Tras leer en un periódico que Bernadette había tenido otra aparición el 16 de junio, en la que la Virgen le sonrió, decidí ir a Lourdes para convencer a la chica de que era una impostora.
Fui a casa de los Soubirous, donde encontré a Bernadette sentada junto a la puerta, remendando medias. Me pareció una persona bastante común, pero una gran dulzura brillaba en su rostro atribulado.
A petición mía, me relató la historia de las apariciones con una sencillez y firmeza que me conmovieron.
—Entonces —le dije—, ¿cómo sonreía la bella Señora?
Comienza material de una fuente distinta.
Engine::Engine(const ParamSet &ps, int device) : ps_(ps), device_(device), knobs_(Knobs::from_env()) {
    if (device_ < 0) return;
    int count = 0;
    if (hipGetDeviceCount(&count) != hipSuccess || count <= device_)
        throw NoDevice("no HIP device " + std::to_string(device_) + " (found " + std::to_string(count) + ")" +
                       hip_runtime_diagnosis());
    MK_HIP(hipSetDevice(device_));
    const uint32_t D = ps_.D, n = ps_.n;
    tabs_.log_n = ps_.log_n;
    tabs_.log_r1 = (ps_.log_n % 2 == 0) ? ((ps_.log_n / 2) & ~1u) : ps_.log_n / 2;
    tabs_.log_r2 = ps_.log_n - tabs_.log_r1;
    if (knobs_.generic_ntt) { tabs_.log_r1 = ps_.log_n / 2; tabs_.log_r2 = ps_.log_n - tabs_.log_r1; }
    const bool radix_both = fast_log_h(tabs_.log_r1, 1u << tabs_.log_r2) && fast_row(tabs_.log_r2, 1u << tabs_.log_r1);
    const bool fp_ok = radix_both && !knobs_.no_fp64;
    tabs_.has_fp = 0;
    fp_of_.assign(D, 0);
    for (uint32_t i = 0; i < D; ++i) {
        ps_.limb[i].fp = (fp_ok && ps_.moduli[i] < (5ull << 48)) ? 1u : 0u;
        fp_of_[i] = (uint8_t)ps_.limb[i].fp;
        tabs_.has_fp |= ps_.limb[i].fp;
    }
    bool all_pm = radix_both && !knobs_.no_pm;
    for (uint32_t i = 0; i < D; ++i)
        if (!ps_.limb[i].fp && !pm_eligible(ps_.moduli[i])) all_pm = false;
    tabs_.int_pm = all_pm ? 1u : 0u;
    for (uint32_t i = 0; i < D; ++i) {
        const bool pm = all_pm && !ps_.limb[i].fp;
        ps_.limb[i].pm = pm ? 1u : 0u;
        ps_.limb[i].pm_c = pm ? (uint32_t)(((u64)1 << ps_.limb[i].k) - ps_.moduli[i]) : 0u;
    }
    tabs_.h_fp_of = fp_of_.data();
    tabs_.cu_affine = knobs_.cu_affine ? 1u : 0u;
    tabs_.stamps = nullptr;
    if (MK_STAMP && env_flag("MKCKKS_STAMPS", false)) {
        MK_HIP(hipMalloc(&d_stamps_, (size_t)STAMP_REGIONS * STAMP_REGION * sizeof(unsigned long long)));
        MK_HIP(hipMemset(d_stamps_, 0, (size_t)STAMP_REGIONS * STAMP_REGION * sizeof(unsigned long long)));
        tabs_.stamps = d_stamps_;
    }
    MK_HIP(hipMalloc(&d_limb_, D * sizeof(LimbConst)));
    MK_HIP(hipMemcpy(d_limb_, ps_.limb.data(), D * sizeof(LimbConst), hipMemcpyHostToDevice));
    const size_t tbytes = (size_t)D * n * sizeof(u64);
    MK_HIP(hipMalloc(&d_tw_, tbytes));
    MK_HIP(hipMalloc(&d_tw_sh_, tbytes));
    MK_HIP(hipMalloc(&d_itw_, tbytes));
    MK_HIP(hipMalloc(&d_itw_sh_, tbytes));
    std::vector<u64> w, wsh;
    auto as_fp = [&](uint32_t i) {
        const long double q = (long double)ps_.moduli[i];
        for (uint32_t k = 0; k < n; ++k) {
            const double wd = (double)w[k], wq = (double)((long double)w[k] / q);
            std::memcpy(&w[k], &wd, 8);
            std::memcpy(&wsh[k], &wq, 8);
        }
    };
    auto as_pm = [&](uint32_t i) {
        for (uint32_t k = 0; k < n; ++k) {
            wsh[k] = pm_tw_companion(w[k], ps_.limb[i]);
            w[k] = pm_tw(w[k], ps_.limb[i]);
        }
    };
    for (uint32_t i = 0; i < D; ++i) {
        ps_.twiddles(i, false, w, wsh);
        if (ps_.limb[i].fp) as_fp(i);
        if (ps_.limb[i].pm) as_pm(i);
        MK_HIP(hipMemcpy(d_tw_ + (size_t)i * n, w.data(), n * sizeof(u64), hipMemcpyHostToDevice));
        MK_HIP(hipMemcpy(d_tw_sh_ + (size_t)i * n, wsh.data(), n * sizeof(u64), hipMemcpyHostToDevice));
        ps_.twiddles(i, true, w, wsh);
        if (ps_.limb[i].fp) as_fp(i);
        if (ps_.limb[i].pm) as_pm(i);
        MK_HIP(hipMemcpy(d_itw_ + (size_t)i * n, w.data(), n * sizeof(u64), hipMemcpyHostToDevice));
        MK_HIP(hipMemcpy(d_itw_sh_ + (size_t)i * n, wsh.data(), n * sizeof(u64), hipMemcpyHostToDevice));
    }
    {
        const uint32_t slots = n / 2, M = 2 * n;
        std::vector<uint32_t> rot(slots);
        uint64_t pw = 1;
        for (uint32_t j = 0; j < slots; ++j) { rot[j] = (uint32_t)pw; pw = pw * 5 % M; }
        std::vector<double2> ksi(M + 1);
        const double pi = std::acos(-1.0);
        for (uint32_t k = 0; k <= M; ++k) {
            const double ang = 2.0 * pi * (double)k / (double)M;
            ksi[k] = double2{std::cos(ang), std::sin(ang)};
        }
        MK_HIP(hipMalloc(&d_rot_, slots * sizeof(uint32_t)));
        MK_HIP(hipMalloc(&d_ksi_, (M + 1) * sizeof(double2)));
// ... 375 lines not shown
                [&](hipStream_t s) { k_ntt_row3<INV, AR_FP><<<dim3((r1 / 4) * itemsf), NTT_THREADS, 0, s>>>(iof, T, tail); });
            break;
        case 4:
            launch_two_classes(ln, items != 0, itemsf != 0,
                [&](hipStream_t s) { with_int_arith(T, [&](auto ar) {
                    k_ntt_row_r<4, INV, decltype(ar)::value>
                        <<<dim3((r1 / 16) * items), NTT_THREADS, 0, s>>>(io, T, tail);
                }); },
                [&](hipStream_t s) { k_ntt_row_r<4, INV, AR_FP><<<dim3((r1 / 16) * itemsf), NTT_THREADS, 0, s>>>(iof, T, tail); });
            break;
        case 3:
            launch_two_classes(ln, items != 0, itemsf != 0,
                [&](hipStream_t s) { with_int_arith(T, [&](auto ar) {
                    k_ntt_row_r<3, INV, decltype(ar)::value>
                        <<<dim3((r1 / 32) * items), NTT_THREADS, 0, s>>>(io, T, tail);
                }); },
                [&](hipStream_t s) { k_ntt_row_r<3, INV, AR_FP><<<dim3((r1 / 32) * itemsf), NTT_THREADS, 0, s>>>(iof, T, tail); });
            break;
        case 2:
            launch_two_classes(ln, items != 0, itemsf != 0,
                [&](hipStream_t s) { with_int_arith(T, [&](auto ar) {
                    k_ntt_row_r<2, INV, decltype(ar)::value>
                        <<<dim3((r1 / 64) * items), NTT_THREADS, 0, s>>>(io, T, tail);
                }); },
                [&](hipStream_t s) { k_ntt_row_r<2, INV, AR_FP><<<dim3((r1 / 64) * itemsf), NTT_THREADS, 0, s>>>(iof, T, tail); });
            break;
        default: {
            if (tail.enabled) throw std::logic_error("fused tail needs the radix row kernel");
            const uint32_t tile = n < (uint32_t)NTT_TILE ? n : (uint32_t)NTT_TILE;
            k_ntt_row<INV><<<dim3(n / tile, n_polys * io0.nslots), NTT_THREADS, (size_t)tile * sizeof(u64), ln.main>>>(io0, T);
        }
    }
}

La pastora me miró asombrada y, tras unos instantes de silencio, respondió: —¡Ah, Señor! Solo alguien que viniera del Cielo podría imitar esa sonrisa.
¿Me harías el favor de probarlo por mí? Soy un incrédulo. No creo en tus visiones.
El rostro de la niña se ensombreció, adquiriendo una expresión severa.
¿Así que crees que soy una mentirosa?
Me sentí desarmado. ¡No! Bernadete no podía ser una impostora. Y sentí la necesidad de rogarle perdón de rodillas.
—Ya que eres un pecador —respondió ella—, imitaré para ti la sonrisa de la Santísima Virgen.
Se levantó con gran dignidad, juntó las manos y su rostro se iluminó con una sonrisa tan angelical que no pude contenerme. Caí de rodillas, convencido de que veía en el rostro de la vidente la dulce sonrisa de la Virgen misma.
Desde entonces, guardo en lo más profundo de mi alma esa sonrisa indescriptible del Cielo. ¡Ha enjugado muchas lágrimas! Perdí a mi esposa. Perdí a mis dos hijas, que eran mi alegría. Pero siento que no estoy solo en el mundo, pues la sonrisa de la Santísima Virgen María siempre me acompaña, llenando mi vida de vida.
¡Oh, mi Madre Celestial! Bajo la dulce sonrisa de Tu bondad, Tu afecto maternal, ¡todo es soportable en este mundo!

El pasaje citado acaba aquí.